## Work to be completed
Which lines in the data below contain the word "csrc"? Copy each of them.

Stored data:
+                    const bf16x8 fa = __builtin_bit_cast(bf16x8, __builtin_shufflevector(lo, hi, 0, 1, 2, 3, 4, 5, 6, 7));
+                    if (s >= 1 && s <= 6) acc0 = __builtin_amdgcn_mfma_f32_16x16x32_bf16(fa, wb0[s - 1], acc0, 0, 0, 0);
+                    acc1 = __builtin_amdgcn_mfma_f32_16x16x32_bf16(fa, wb1[s], acc1, 0, 0, 0);
+                }
+                *reinterpret_cast<uint2*>(ost0 + mi * FM_SROW + (cb + 4 * g) * 2) = make_uint2(pack2bf(acc0[0], acc0[1]), pack2bf(acc0[2], acc0[3]));
+                if (live1)
+                    *reinterpret_cast<uint2*>(ost1 + mi * FM_SROW + (cb + 4 * g) * 2) = make_uint2(pack2bf(acc1[0], acc1[1]), pack2bf(acc1[2], acc1[3]));
+            }
+            {
+                const int krow = crow0 + 8 * ((cx >> 3) ^ phase);
+#pragma unroll
+                for (int s = 0; s < 4; ++s) {
+                    const bf16x8 xb = __builtin_bit_cast(bf16x8, *reinterpret_cast<const uint4*>(ctile + krow * 256 + (((4 * s + g) ^ fm_swz(krow)) << 4)));
+#pragma unroll
+                    for (int nt = 0; nt < NT; ++nt) {
+                        const bf16x8 gf = __builtin_bit_cast(bf16x8, *reinterpret_cast<const uint4*>(g1lds + (4 * nt + s) * 1024 + lane * 16));
+                        dacc[0][nt] = __builtin_amdgcn_mfma_f32_16x16x32_bf16(gf, xb, dacc[0][nt], 0, 0, 0);
+                    }
+                }
+            }
+            __syncthreads();
+            if (!last) store_half(phase, sreg);
+            {
+                const int src = threadIdx.x >> 4;
+                const uint4 o = *reinterpret_cast<const uint4*>(ost0 + src * FM_SROW + 16 * ck);
+                *reinterpret_cast<uint4*>(a.d2 + (((int64_t)b * h2 + 4 * ty + (src >> 2)) * w2 + 4 * tx + (src & 3)) * a.C + c0 + 8 * ck) = o;
+                if (threadIdx.x < 80) {
+                    const uint4 o1 = *reinterpret_cast<const uint4*>(ost1 + src * FM_SROW + 16 * ck);
+                    bf16_t* dst = src < 4 ? a.d4 + (((int64_t)b * h4 + 2 * ty + (src >> 1)) * w4 + 2 * tx + (src & 1)) * a.C
+                                          : a.d8 + (((int64_t)b * h8 + ty) * w8 + tx) * a.C;
+                    *reinterpret_cast<uint4*>(dst + c0 + 8 * ck) = o1;
+                }
+            }
+            __syncthreads();
+#pragma unroll
+            for (int i = 0; i + 1 < R; ++i)
+#pragma unroll
+                for (int nt = 0; nt < NT; ++nt) { const f32x4 t = dacc[i][nt]; dacc[i][nt] = dacc[i + 1][nt]; dacc[i + 1][nt] = t; }
+        }
+        for (int j = nblk; j < R; ++j)
+#pragma unroll
+            for (int i = 0; i + 1 < R; ++i)
+#pragma unroll
+                for (int nt = 0; nt < NT; ++nt) { const f32x4 t = dacc[i][nt]; dacc[i][nt] = dacc[i + 1][nt]; dacc[i + 1][nt] = t; }
+    }
+#pragma unroll
+    for (int j = 0; j < R; ++j) {
+        if (j < nblk) {
+            bf16_t* dst = a.dx1 + (((int64_t)b * a.H + 8 * ty + 2 * wave + (mi >> 3)) * a.W + 8 * (tx0 + j) + (mi & 7)) * a.ldx1 + 8 * g;
+#pragma unroll
+            for (int q = 0; q < NT / 2; ++q) {
+                const f32x4 lo = dacc[j][2 * q], hi = dacc[j][2 * q + 1];
+                *reinterpret_cast<uint4*>(dst + 32 * q) =
+                    make_uint4(pack2bf(lo[0], lo[1]), pack2bf(lo[2], lo[3]), pack2bf(hi[0], hi[1]), pack2bf(hi[2], hi[3]));
+            }
+        }
+    }
+}
+
+#define FMB_DX1_R 4
+extern "C" int segf_bilinear_bwd_248_dx1_supported(int dt, int B, int H, int W, int C, int C1) {
+    if (!fuse_map_bwd_supported(dt, B, H, W, C) || C1 != 32 || POL(fmb_no_dx1)) return 0;
+    return (int64_t)B * (H / 8) * ((W / 8 + FMB_DX1_R - 1) / FMB_DX1_R) >= 2 * 512;
+}
+extern "C" int segf_bilinear_bwd_248_dx1(int dt, int B, int H, int W, int C, const void* dout, int64_t ldo, void* d2, void* d4, void* d8,
+                                         const void* g1, int64_t ldg, int C1, void* dx1, int64_t ldx1, void* stream) {
+    if (!segf_bilinear_bwd_248_dx1_supported(dt, B, H, W, C, C1)) return SEGF_ERR_SHAPE;
+    if (ldo < C || (ldo % 8) || ldg < C1 || ldx1 < C1 || (ldx1 % 8)) return SEGF_ERR_SHAPE;
+    if (!dout || !d2 || !d4 || !d8 || !g1 || !dx1) return SEGF_ERR_SHAPE;
+    if (((uintptr_t)dout | (uintptr_t)d2 | (uintptr_t)d4 | (uintptr_t)d8 | (uintptr_t)dx1) % 16 || (uintptr_t)g1 % 2) return SEGF_ERR_SHAPE;
+    FuseMapBwdDx1Args a{(const bf16_t*)dout, ldo, (bf16_t*)d2, (bf16_t*)d4, (bf16_t*)d8, (const bf16_t*)g1, ldg, (bf16_t*)dx1, ldx1,
+                        B, H, W, C, C / FM_SLICE, (W / 8 + FMB_DX1_R - 1) / FMB_DX1_R};
+    const int64_t wgs = (int64_t)B * (H / 8) * a.runs_x;
+    if (wgs <= 0 || wgs >= (1ll << 31)) return SEGF_ERR_SHAPE;
+    hipStream_t st = (hipStream_t)stream;
+    hipLaunchKernelGGL((fuse_map_bwd_dx1_kernel<FMB_DX1_R, 2>), dim3((unsigned)wgs), dim3(256), 0, st, a);
+    SEGF_CHECK_LAUNCH();
+    return 0;
+}
diff --git a/segmentation_factory_amd/csrc/policy.h b/segmentation_factory_amd/csrc/policy.h
--- a/segmentation_factory_amd/csrc/policy.h
+++ b/segmentation_factory_amd/csrc/policy.h
@@ -50,6 +50,7 @@
                                                            \
     X(no_fuse_map, "SEGFAC_NO_FUSE_MAP", 0, "folded SegFormerHead map: streaming product + VALU upsample-add instead of fuse_map_kernel") \
     X(no_bwd248_mfma, "SEGFAC_NO_BWD248_MFMA", 0, "transposed 1/2-1/4-1/8 resizes on the VALU kernel instead of fuse_map_bwd_kernel")    \
+    X(fmb_no_dx1, "SEGFAC_FMB_NO_DX1", 0, "segf_bilinear_bwd_248_dx1_supported answers 0: the folded head's stage-1 data gradient as its own streaming product (a second pass over the map gradient) instead of riding on fuse_map_bwd_dx1_kernel") \
     X(upadd_generic, "SEGFAC_UPADD_GENERIC", 0, "upsample-add: the generic per-source kernels also for the 2-4-8 pyramid")               \
     X(no_head_fused, "SEGFAC_NO_HEAD_FUSED", 0, "segf_bn_cls_bwd_supported answers 0: classifier data gradient and BatchNorm backward as separate passes") \
     X(no_head_fused_dw, "SEGFAC_NO_HEAD_FUSED_DW", 0, "the folded head's stage-1 weight gradient does not ride on pass 2 of the fused BatchNorm backward") \
diff --git a/segmentation_factory_amd/functional.py b/segmentation_factory_amd/functional.py
--- a/segmentation_factory_amd/functional.py
+++ b/segmentation_factory_amd/functional.py
@@ -1026,17 +1026,24 @@
         dbeta = None
         dwf = torch.empty((E, 4 * E), dtype=torch.float32, device=dev)
         dxs, dws, dbs = [], [], []
-        dts = None
+        dts, dx1 = None, None
         if (H1 % 8 == 0 and W1 % 8 == 0 and E % 8 == 0 and not hip.policy('no_bwd248')
                 and all(geoms[i][1:] == (H1 >> i, W1 >> i) for i in (1, 2, 3))):
-            dts = hip.bilinear_bwd_248(dy, B, H1, W1, E)
+            G1 = sv[2]
+            if ctx.needs_input_grad[1] and hip.bilinear_bwd_248_dx1_supported(dy.dtype, B, H1, W1, E, G1.shape[1]):
+                *dts, dx1 = hip.bilinear_bwd_248_dx1(dy, B, H1, W1, E, G1)
+            else:
+                dts = hip.bilinear_bwd_248(dy, B, H1, W1, E)
         dGps = []
         for i in range(4):
             x, G, Wp = sv[1 + 3 * i], sv[2 + 3 * i], sv[3 + 3 * i]
             _, h, w = geoms[i]
             M, Ci = x.shape
             dt = dy if i == 0 else (dts[i - 1] if dts is not None else hip.bilinear_bwd(dy, B, h, w, E, H1, W1, align_corners=False))
-            dxs.append(hip.gemm(1, dt, G, M, Ci, E) if ctx.needs_input_grad[1 + i] else None)
+            if i == 0 and dx1 is not None:
+                dxs.append(dx1)
+            else:
+                dxs.append(hip.gemm(1, dt, G, M, Ci, E) if ctx.needs_input_grad[1 + i] else None)
             pre = ctx.fold_slot.pop('dG', None) if (i == 0 and ctx.fold_slot is not None) else None
             if pre is not None and tuple(pre.shape) == (E, Ci + 8):
                 dGp = pre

## Response to this task
diff --git a/segmentation_factory_amd/csrc/policy.h b/segmentation_factory_amd/csrc/policy.h
--- a/segmentation_factory_amd/csrc/policy.h
+++ b/segmentation_factory_amd/csrc/policy.h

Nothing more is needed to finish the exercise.